*** Block opens ***
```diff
@@ -356,7 +356,7 @@
 }
 
 Transformer::Transformer(const Transformer& o, int max_tok)
-    : fused(o.fused), float_mode_(o.float_mode_), foutput_(o.foutput_), hp_(o.hp_), n_ctx_(o.n_ctx_), max_tok_(max_tok), layers_(o.layers_), output_(o.output_),
+    : fused(o.fused), fused_attn(o.fused_attn), float_mode_(o.float_mode_), foutput_(o.foutput_), hp_(o.hp_), n_ctx_(o.n_ctx_), max_tok_(max_tok), layers_(o.layers_), output_(o.output_),
       output_norm_(o.output_norm_), ws_(o.ws_), weight_bytes_(o.weight_bytes_), layer_weight_bytes_(o.layer_weight_bytes_), all_q8_(o.all_q8_),
       ggml_mode_(o.ggml_mode_), gg_layers_(o.gg_layers_), gg_output_(o.gg_output_) {
     alloc_workspace();
@@ -494,6 +494,9 @@
         if (short_attn_min_ > 0 && ntok >= short_attn_min_ && !same_seq_ && hp_.n_head == 2 * hp_.n_kv)
             launch_attention_short(st, qkv_.p, dq + 2 * dkv, hp_.n_head, hp_.n_kv, L.q_norm, L.k_norm, hp_.eps, rope_cos_.p, rope_sin_.p,
                                    n_ctx_, d_mrope_.p, tm, kv, l, aq_.p, ad_.p, ntok);
+        else if (fused_attn && !same_seq_)
+            launch_attention_fused(st, qkv_.p, dq + 2 * dkv, hp_.n_head, hp_.n_kv, L.q_norm, L.k_norm, hp_.eps, rope_cos_.p, rope_sin_.p,
+                                   n_ctx_, d_mrope_.p, tm, kv, l, aq_.p, ad_.p, ntok, hp_.n_head == 2 * hp_.n_kv ? 2 : 1);
         else {
             launch_qk_rope_append(st, qkv_.p, dq + 2 * dkv, nullptr, hp_.n_head, hp_.n_kv, L.q_norm, L.k_norm, hp_.eps, rope_cos_.p,
                                   rope_sin_.p, n_ctx_, d_mrope_.p, tm, kv, l, qrot_.p, ntok);
@@ -553,6 +556,9 @@
         if (short_attn_min_ > 0 && ntok >= short_attn_min_ && !same_seq_ && hp_.n_head == 2 * hp_.n_kv)
             launch_attention_short(st, qkv_.p, dq + 2 * dkv, hp_.n_head, hp_.n_kv, L.q_norm, L.k_norm, hp_.eps, rope_cos_.p, rope_sin_.p,
                                    n_ctx_, d_mrope_.p, tm, kv, l, aq_.p, ad_.p, ntok, attf_.p);
+        else if (fused_attn && !same_seq_)
+            launch_attention_fused(st, qkv_.p, dq + 2 * dkv, hp_.n_head, hp_.n_kv, L.q_norm, L.k_norm, hp_.eps, rope_cos_.p, rope_sin_.p,
+                                   n_ctx_, d_mrope_.p, tm, kv, l, aq_.p, ad_.p, ntok, hp_.n_head == 2 * hp_.n_kv ? 2 : 1, attf_.p);
         else {
             launch_qk_rope_append(st, qkv_.p, dq + 2 * dkv, nullptr, hp_.n_head, hp_.n_kv, L.q_norm, L.k_norm, hp_.eps, rope_cos_.p, rope_sin_.p,
                                   n_ctx_, d_mrope_.p, tm, kv, l, qrot_.p, ntok);
diff --git a/qwen3-tts-rust_amd/csrc/transformer.h b/qwen3-tts-rust_amd/csrc/transformer.h
--- a/qwen3-tts-rust_amd/csrc/transformer.h
+++ b/qwen3-tts-rust_amd/csrc/transformer.h
@@ -32,6 +32,7 @@
         const q3_u64* idx_keys = nullptr;
     };
     bool fused = true;
+    bool fused_attn = true;
     void forward(hipStream_t st, const Input& in, int ntok, const TokMeta& tm, const KvCache& kv, float* hidden_out);
     void head(hipStream_t st, int tok0, int tok_count, int row0, int nrows, float* logits, int logits_stride,
               const ArgmaxEpi* am = nullptr, int nrows_valid = -1, float* hidden_out = nullptr);
diff --git a/qwen3-tts-rust_amd/python/q3tts/__init__.py b/qwen3-tts-rust_amd/python/q3tts/__init__.py
--- a/qwen3-tts-rust_amd/python/q3tts/__init__.py
+++ b/qwen3-tts-rust_amd/python/q3tts/__init__.py
@@ -80,7 +80,7 @@
     "q3tts_gen_options_default", "q3tts_submit_ex", "q3tts_submit_text_ex", "q3tts_generate_batch_ex", "q3tts_group_submit_ex",
     "q3tts_group_submit_text_ex", "q3tts_op_sample_rows",
     "q3tts_prompt_build_streaming", "q3tts_submit_trailing", "q3tts_submit_text_streaming", "q3tts_generate_batch_trailing",
-    "q3tts_group_submit_text_streaming", "q3tts_op_codec_gemm", "q3tts_codec_gemm_plan",
+    "q3tts_group_submit_text_streaming", "q3tts_op_codec_gemm", "q3tts_codec_gemm_plan", "q3tts_op_decode_attention",
 ]
 
 
@@ -714,6 +714,49 @@
     return out, (GEMM_FORM_NAMES[d.form_ran], d.ksplit_ran, d.reducer_ran)
 
 
+ATTN_KERNELS = {"pair": 0, "fused1": 1, "fused2": 2, "short1": 3, "short2": 4}
+
+
+class DecodeAttnDesc(C.Structure):
+    _fields_ = [("kernel", C.c_int32), ("n_head", C.c_int32), ("n_kv", C.c_int32), ("ntok", C.c_int32), ("n_ctx", C.c_int32),
+                ("n_layer", C.c_int32), ("layer", C.c_int32), ("n_pages", C.c_int32),
+                ("qkv", C.c_void_p), ("q_norm", C.c_void_p), ("k_norm", C.c_void_p), ("eps", C.c_float),
+                ("rope_cos", C.c_void_p), ("rope_sin", C.c_void_p), ("mrope_sec", C.c_void_p),
+                ("seq", C.c_void_p), ("slot", C.c_void_p), ("pos", C.c_void_p), ("uniform_pos", C.c_int32),
+                ("page_table", C.c_void_p), ("max_pages", C.c_int32),
+                ("k_cache", C.c_void_p), ("v_cache", C.c_void_p), ("aq", C.c_void_p), ("ad", C.c_void_p), ("att", C.c_void_p)]
+
+
+def op_decode_attention(kernel, qkv, n_head, n_kv, q_norm, k_norm, eps, rope_cos, rope_sin, mrope_sec, k_cache, v_cache, n_layer, layer,
+                        seq=None, slot=None, pos=None, uniform_pos=-1, page_table=None, want_att=False):
+    qkv = np.ascontiguousarray(qkv, np.float32)
+    ntok = qkv.shape[0]
+    assert qkv.shape[1] == (n_head + 2 * n_kv) * 128
+    kc = np.array(k_cache, np.uint16, copy=True, order="C")
+    vc = np.array(v_cache, np.uint16, copy=True, order="C")
+    assert kc.shape == vc.shape and kc.shape[1:] == (n_layer, n_kv, 8192)
+    qn, kn = np.ascontiguousarray(q_norm, np.float32), np.ascontiguousarray(k_norm, np.float32)
+    cs, sn = np.ascontiguousarray(rope_cos, np.float32), np.ascontiguousarray(rope_sin, np.float32)
+    assert qn.size == 128 and kn.size == 128 and cs.shape == sn.shape and cs.shape[1] == 64
+    sec = np.ascontiguousarray(mrope_sec, np.int32)
+    assert sec.size == 4
+    arrs = [None if a is None else np.ascontiguousarray(a, np.int32) for a in (seq, slot, pos, page_table)]
+    aq = np.zeros((ntok, n_head * 128), np.int8)
+    ad = np.zeros((ntok, n_head * 4), np.uint16)
+    att = np.zeros((ntok, n_head * 128), np.float32) if want_att else None
+    d = DecodeAttnDesc()
+    d.kernel = ATTN_KERNELS[kernel] if isinstance(kernel, str) else kernel
+    d.n_head, d.n_kv, d.ntok, d.n_ctx, d.n_layer, d.layer, d.n_pages = n_head, n_kv, ntok, cs.shape[0], n_layer, layer, kc.shape[0]
+    d.qkv, d.q_norm, d.k_norm, d.eps, d.rope_cos, d.rope_sin, d.mrope_sec = _p(qkv), _p(qn), _p(kn), eps, _p(cs), _p(sn), _p(sec)
+    d.seq, d.slot, d.pos = (_p(a) for a in arrs[:3])
+    d.uniform_pos = uniform_pos
+    d.page_table, d.max_pages = _p(arrs[3]), 0 if arrs[3] is None else arrs[3].shape[1]
+    d.k_cache, d.v_cache, d.aq, d.ad, d.att = _p(kc), _p(vc), _p(aq), _p(ad), _p(att)
+    lib().q3tts_op_decode_attention.argtypes = [C.POINTER(DecodeAttnDesc)]
+    _chk(lib().q3tts_op_decode_attention(C.byref(d)))
+    return aq, ad, kc, vc, att
+
+
 def codec_gemm_plan(M, N, cin, taps=1, dil=1, lda=None, ldo=None, out_off=0, o_segT=0, o_skip=0, a_segT=0, a_skip=0, epi=EPI_NONE, ldr=0,
                     r_segT=0, r_skip=0, a_split=False, o_split=False, ws_floats=1 << 22):
     d = _codec_gemm_desc(M, N, cin, taps, dil, cin if lda is None else lda, 0, a_segT, a_skip, epi, ldr, 0, r_segT, r_skip,
```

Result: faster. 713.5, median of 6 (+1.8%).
*** Block closes ***
* **Your task**:
In the listing above, count every line that contains "ascontiguousarray". Respond with the number alone.

* **Your solution**:
5